I would assume what the problem is before you've spoken to them - I think it's fine to say that the work should be completed by Wednesday and wait until after the project to discuss why the work was incomplete (perhaps in a more formal meeting). I would certainly engage with HR if you are raising performance issues to make sure there is a paper trail in case further action is needed later (especially as it sounds as if it might!).

Hope it goes well for you today and the project is completed on time!

tribpot Mon 23-Nov-15 07:46:29

I think you also need a backup plan. A sudden sickie and/or grievance claim for bullying seems likely, can you speak to previous manager to see what he/she thinks will happen next? The main issue now is to get the work complete so the whole team's work isn't brought down by this one lazy arse when the deadline arrives on Friday.

I would mentally set yourself a second deadline - if the work isn't done correctly by, say, Tuesday, you will need to assign it to other people for completion.

Given this is a massive project and you didn't want to stop staff from attending this trade fair, I would have set the deadline for completion of everything as last Friday, so it all has to be out of the way before they get to go to the fair. That way the remaining days of this week are contingency, it sounds like the whole thing is right down to the wire and any absence or delay is going to kill you this week. Not much help now I realise, but hopefully for next time.

Kampeki Mon 23-Nov-15 07:51:15

I agree that you need to highlight the problem, reiterate the deadline and turn it over to the staff member in question for a solution.

However, I am concerned that you have put a lot of identifying detail on this thread, so perhaps you should ask Mn to pull it.

Managing people is difficult, and it can be very stressful when you're new to it. flowers

IguanaTail Mon 23-Nov-15 07:55:29

Don't tell him what you're not allowed to do. Let him choose. He didn't give you the choice about the extra work you had to do over the weekend.

IguanaTail Mon 23-Nov-15 07:59:00

You can bet your mortgage he's been having a lovely weekend while you've been doing his work as well. angry

eddielizzard Mon 23-Nov-15 08:23:17

tell them you've checked their work and there is still a lot that needs to be done. their deadline is wednesday. the trade fair is secondary to this work being done. make that absolutely clear.

then wednesday if it's not done you give them a disciplinary warning. check with hr today what the exact procedures are. explain problem and find out what you can do.

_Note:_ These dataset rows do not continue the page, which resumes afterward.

#define GRU_BT3(HR, KERNEL, ...)                                                              \
    if (v.bt == 1) KERNEL<HR, 1><<<grid, nt, lds, s>>>(__VA_ARGS__);                          \
    else if (v.bt == 2) KERNEL<HR, 2><<<grid, nt, lds, s>>>(__VA_ARGS__);                     \
    else KERNEL<HR, 4><<<grid, nt, lds, s>>>(__VA_ARGS__)
#define GRU_DISPATCH(KERNEL, ...)                                                             \
    if (v.hlds > 0) {                                                                         \
        KERNEL<GRU_HRX, 1, 256, GRU_HL><<<grid, nt, lds + (size_t)GRU_HL * 768 * sizeof(float), s>>>(__VA_ARGS__); \
    } else switch (v.hreg) {                                                                  \
        case 8: GRU_BT3(8, KERNEL, __VA_ARGS__); break;                                       \
        case 16: GRU_BT3(16, KERNEL, __VA_ARGS__); break;                                     \
        case 32: GRU_BT3(32, KERNEL, __VA_ARGS__); break;                                     \
        case 64: GRU_BT3(64, KERNEL, __VA_ARGS__); break;                                     \
        case 128:                                                                             \
            if (v.bt == 1) KERNEL<128, 1><<<grid, nt, lds, s>>>(__VA_ARGS__);                 \
            else KERNEL<128, 2><<<grid, nt, lds, s>>>(__VA_ARGS__);                           \
            break;                                                                            \
        default: GRU_BT3(0, KERNEL, __VA_ARGS__); break;                                      \
    }

extern "C" int sed_gru_seq_fwd(const float* gi, const float* const* whh, const float* const* bhh, float* out,
                               float* saved, void* workspace, int B, int T, int H, void* stream) {
    SED_REQUIRE(gi && whh && bhh && out && workspace && whh[0] && whh[1] && bhh[0] && bhh[1], "gru_seq_fwd: null pointer");
    SED_REQUIRE(B > 0 && T > 0 && H > 0 && H % 4 == 0 && 3 * H <= 1024, "gru_seq_fwd: H=%d must be a multiple of 4 and <= 341", H);
    hipStream_t s = as_stream(stream);
    float* wt = (float*)workspace;
    int n = 2 * 3 * H * H;
    gru_pack_whh_t_k<<<cdiv(n, 256), 256, 0, s>>>(whh[0], whh[1], wt, H);
    SED_LAUNCH_CHECK("gru_pack_whh_t");
    const GruVariant v = gru_variant(H, B, GRU_HR_FWD);
    dim3 grid(cdiv(B, v.bt), 2);
    int nt = gru_threads(H);
    size_t lds = (size_t)v.bt * 4 * H * sizeof(float);
    SedProfScope prof(SED_K_GRU_FWD, s, 2.0 * 2 * B * (double)T * 3 * H * H);
    if (v.hlds > 0)
        (void)hipFuncSetAttribute((const void*)gru_seq_fwd_k<GRU_HR_FWD, 1, 256, GRU_HL>, hipFuncAttributeMaxDynamicSharedMemorySize, 160 * 1024);
#define GRU_HRX GRU_HR_FWD
    GRU_DISPATCH(gru_seq_fwd_k, gi, wt, bhh[0], bhh[1], out, saved, B, T, H);
#undef GRU_HRX
    SED_LAUNCH_CHECK("gru_seq_fwd");
    return 0;
}
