@@ -884,6 +887,15 @@
   if (nrep < 1) nrep = 1;
   LHN_CHECK_ARG(lhn_view_ok(x) && lhn_view_ok(y) && gy && gy->dz && w && dw && dx && bn_save && lhn_no_pend(x) && lhn_no_pend(y),
                 "lhn_conv_dw_bwd2: bad view / null pointer");
+  if (stride == 2) {
+    LHN_CHECK_ARG(!dx_accumulate && !x->gate && k == 3 && pad == 1 && dil == 1 && x->C == y->C && x->C <= 512 && bn_coff >= 0 &&
+                      bn_coff + x->C <= bn_C && y->H == (x->H + 1) / 2 && y->W == (x->W + 1) / 2,
+                  "lhn_conv_dw_bwd2: fused BatchNorm sums at stride 2 need a 3x3 / pad 1 convolution that is the only, ungated reader of x (dx stored)");
+    const int rc = dws2_bwd_fused(x, w, y, gy, dx, dw, nrep, rep_stride, bn_sums, bn_save, bn_C, bn_coff, (hipStream_t)stream);
+    LHN_CHECK_ARG(rc == 1, "lhn_conv_dw_bwd2: cannot reserve the stride-2 tile kernel's LDS");
+    LHN_CHECK_LAUNCH("lhn_conv_dw_bwd2");
+    return 0;
+  }
   LHN_CHECK_ARG(!dx_accumulate && !x->gate && stride == 1 && pad == dil * (k - 1) / 2 && x->C % 32 == 0 && x->W >= 8 && x->C == y->C &&
                     bn_coff >= 0 && bn_coff + x->C <= bn_C,
                 "lhn_conv_dw_bwd2: fused BatchNorm sums need this convolution to be the only, ungated, stride-1 reader of x (dx stored)");
@@ -1835,14 +1847,17 @@
   }
 }
 
+template <bool BNS = false>
 __global__ void __launch_bounds__(256, 2) k_dws2_bwd_lds(lhn_view x, const float* __restrict__ w, lhn_view y, lhn_gradview gy,
                                                       float* __restrict__ dx, int dx_acc, float* __restrict__ dw, int tiles_h,
-                                                      int tiles_w, int cgroups, int nrep, int64_t rep_stride) {
+                                                      int tiles_w, int cgroups, int nrep, int64_t rep_stride, DwBnSum bs) {
   using T = DwS2;
   extern __shared__ __attribute__((aligned(16))) float smem[];
   f4* tx = reinterpret_cast<f4*>(smem);
   f4* tdy = tx + T::XPIX * 8;
   f4* wl = tdy + T::DPIX * 8;
+  f4* tmi = wl + 72;
+  f4* cst = tmi + 16;
   const int tid = threadIdx.x, c4 = tid & 7, pl = tid >> 3;
   const int ntile = y.N * tiles_h * tiles_w * cgroups;
   const int cg = blockIdx.x % cgroups;
@@ -1850,16 +1865,52 @@
   const bool cok = c4 < cvalid;
   const int c4e = cok ? c4 : 0;
   const int cx = x.coff + cg * 32 + 4 * c4e, cy = y.coff + cg * 32 + 4 * c4e;
-  const Xf4 xxf = lhn_load_xf(x, cx), yxf = lhn_load_xf(y, cy);
-  const Gr4 ygr = lhn_load_coef(gy, y.cstride, cy);
+  Xf4 xxf_r, yxf_r;
+  Gr4 ygr_r;
+  if (!BNS) {
+    xxf_r = lhn_load_xf(x, cx);
+    yxf_r = lhn_load_xf(y, cy);
+    ygr_r = lhn_load_coef(gy, y.cstride, cy);
+  }
+  auto xf_of = [&](int kind0, const Xf4& reg) __attribute__((always_inline)) {
+    if (!BNS) return reg;
+    Xf4 t;
+    t.sc = cst[kind0 * 8 + c4];
+    t.sh = cst[(kind0 + 1) * 8 + c4];
+    t.sl = cst[(kind0 + 2) * 8 + c4];
+    return t;
+  };
   for (int i = tid; i < 72; i += 256) {
     const int k = i >> 3, cc = cg * 32 + 4 * min(i & 7, cvalid - 1);
     wl[i] = (f4){w[(cc + 0) * 9 + k], w[(cc + 1) * 9 + k], w[(cc + 2) * 9 + k], w[(cc + 3) * 9 + k]};
   }
+  if (BNS && tid < 16) {
+    const int kind = tid >> 3, cc = min(tid & 7, cvalid - 1);
+    tmi[tid] = *reinterpret_cast<const f4*>(bs.save + kind * bs.C + bs.coff + cg * 32 + 4 * cc);
+  } else if (BNS && tid >= 64 && tid < 64 + 72) {
+    const int i = tid - 64, kind = i >> 3, ca = cg * 32 + 4 * min(i & 7, cvalid - 1), j = kind % 3;
+    const f4 z = (f4){0.f, 0.f, 0.f, 0.f}, one = (f4){1.f, 1.f, 1.f, 1.f};
+    const float* tab = kind < 3 ? x.table : kind < 6 ? y.table : gy.coef;
+    const int cs = kind < 3 ? x.cstride : y.cstride, co = kind < 3 ? x.coff : y.coff;
+    cst[i] = tab ? *reinterpret_cast<const f4*>(tab + j * cs + co + ca) : ((kind < 6 ? j != 1 : j == 0) ? one : z);
+  }
   f4 accw[9];
 #pragma unroll
   for (int k = 0; k < 9; ++k) accw[k] = (f4){0.f, 0.f, 0.f, 0.f};
+  double sdu[4] = {0, 0, 0, 0}, sdux[4] = {0, 0, 0, 0};
   constexpr int NITX = (T::XPIX + 31) / 32, NITD = (T::DPIX + 31) / 32;
+  static_assert(NITX == T::XH + 1 && T::XW == 33, "BNS load order: XH rows of columns 1 .. 32, then column 0");
+  auto xpos = [&](int it, int& ph, int& pw) __attribute__((always_inline)) {
+    if (BNS) {
+      ph = it < T::XH ? it : min(pl, T::XH - 1);
+      pw = it < T::XH ? pl + 1 : 0;
+      return it < T::XH || pl < T::XH;
+    }
+    const int i = min(pl + 32 * it, T::XPIX - 1);
+    ph = i / T::XW;
+    pw = i - ph * T::XW;
+    return pl + 32 * it < T::XPIX;
+  };
   for (int t = blockIdx.x; t < ntile; t += gridDim.x) {
     int r = t / cgroups;
     const int tw = r % tiles_w;
@@ -1871,8 +1922,8 @@
     f4 rx[NITX], ry[NITD], rz[NITD];
 #pragma unroll
     for (int it = 0; it < NITX; ++it) {
-      const int i = min(pl + 32 * it, T::XPIX - 1);
-      const int ph = i / T::XW, pw = i - ph * T::XW;
+      int ph, pw;
+      (void)xpos(it, ph, pw);
       const int ih = min(max(h0 + ph, 0), x.H - 1), iw = min(max(w0 + pw, 0), x.W - 1);
       rx[it] = *reinterpret_cast<const f4*>(x.data + ((size_t)(n * x.H + ih) * x.W + iw) * x.cstride + cx);
     }
@@ -1886,15 +1937,22 @@
       rz[it] = *reinterpret_cast<const f4*>(gy.dz + off);
     }
     __syncthreads();
+    const Xf4 xxf = xf_of(0, xxf_r);
 #pragma unroll
     for (int it = 0; it < NITX; ++it) {
-      const int i = pl + 32 * it;
-      if (i < T::XPIX) {
-        const int ph = i / T::XW, pw = i - ph * T::XW;
+      int ph, pw;
+      if (xpos(it, ph, pw)) {
         const int ih = h0 + ph, iw = w0 + pw;
         const bool inb = ih >= 0 && ih < x.H && iw >= 0 && iw < x.W;
-        tx[i * 8 + c4] = inb ? lhn_apply_xf(rx[it], xxf) * xgate : (f4){0.f, 0.f, 0.f, 0.f};
-      }
+        tx[(ph * T::XW + pw) * 8 + c4] = inb ? lhn_apply_xf(rx[it], xxf) * xgate : (f4){0.f, 0.f, 0.f, 0.f};
+      }
+    }
+    const Xf4 yxf = xf_of(3, yxf_r);
+    Gr4 ygr = ygr_r;
+    if (BNS) {
+      ygr.A = cst[48 + c4];
+      ygr.B = cst[56 + c4];
+      ygr.Cc = cst[64 + c4];
     }
 #pragma unroll
     for (int it = 0; it < NITD; ++it) {
@@ -1940,6 +1998,17 @@
               accx += d0[colA * 8] * wl[(0 + bA) * 8 + c4] + d2[colA * 8] * wl[(6 + bA) * 8 + c4];
               if (nb == 2) accx += d0[colB * 8] * wl[(0 + 2) * 8 + c4] + d2[colB * 8] * wl[(6 + 2) * 8 + c4];
             }
+            if (BNS) {
+              const f4 raw = rx[rr + 1], da = lhn_dact_xf(raw, xf_of(0, xxf_r)), mean = tmi[c4], inv = tmi[8 + c4];
+              const float av[4] = {accx.x, accx.y, accx.z, accx.w}, dv[4] = {da.x, da.y, da.z, da.w}, rv[4] = {raw.x, raw.y, raw.z, raw.w};
+              const float mv[4] = {mean.x, mean.y, mean.z, mean.w}, iv[4] = {inv.x, inv.y, inv.z, inv.w};
+#pragma unroll
+              for (int j = 0; j < 4; ++j) {
+                const double du = (double)av[j] * (double)dv[j];
+                sdu[j] += du;
+                sdux[j] += du * (((double)rv[j] - (double)mv[j]) * (double)iv[j]);
+              }
+            }
             float* o = dx + ((size_t)(n * x.H + ih) * x.W + iw) * x.cstride + cx;
             if (dx_acc) accx += *reinterpret_cast<const f4*>(o);
             *reinterpret_cast<f4*>(o) = accx;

you can't be held to ransom by the threat of a grievance though. they're not performing and you have a responsibility to the company and your team to sort it out.

DoreenLethal Mon 23-Nov-15 08:24:29

The backup plan is the work the OP did this weekend; send him back his original spreadsheet not the one you have been amending.

StealthPolarBear Mon 23-Nov-15 08:27:32

Agree with eddie

Fizrim Mon 23-Nov-15 09:57:18

Arrggh, just come back to this and my earlier response should have been wouldn't, not would! Let them tell you what the issue is (I am not saying you are wrong, but let them give you the reason.

As you are so close to the deadline, I would be tempted to hand over your list of issues with his work (the one that identifies all the wrong/missing bits) so they can at least be done in time, then use that as a reason for scheduling more frequent checks on the next project.

What role do they have at the trade fair?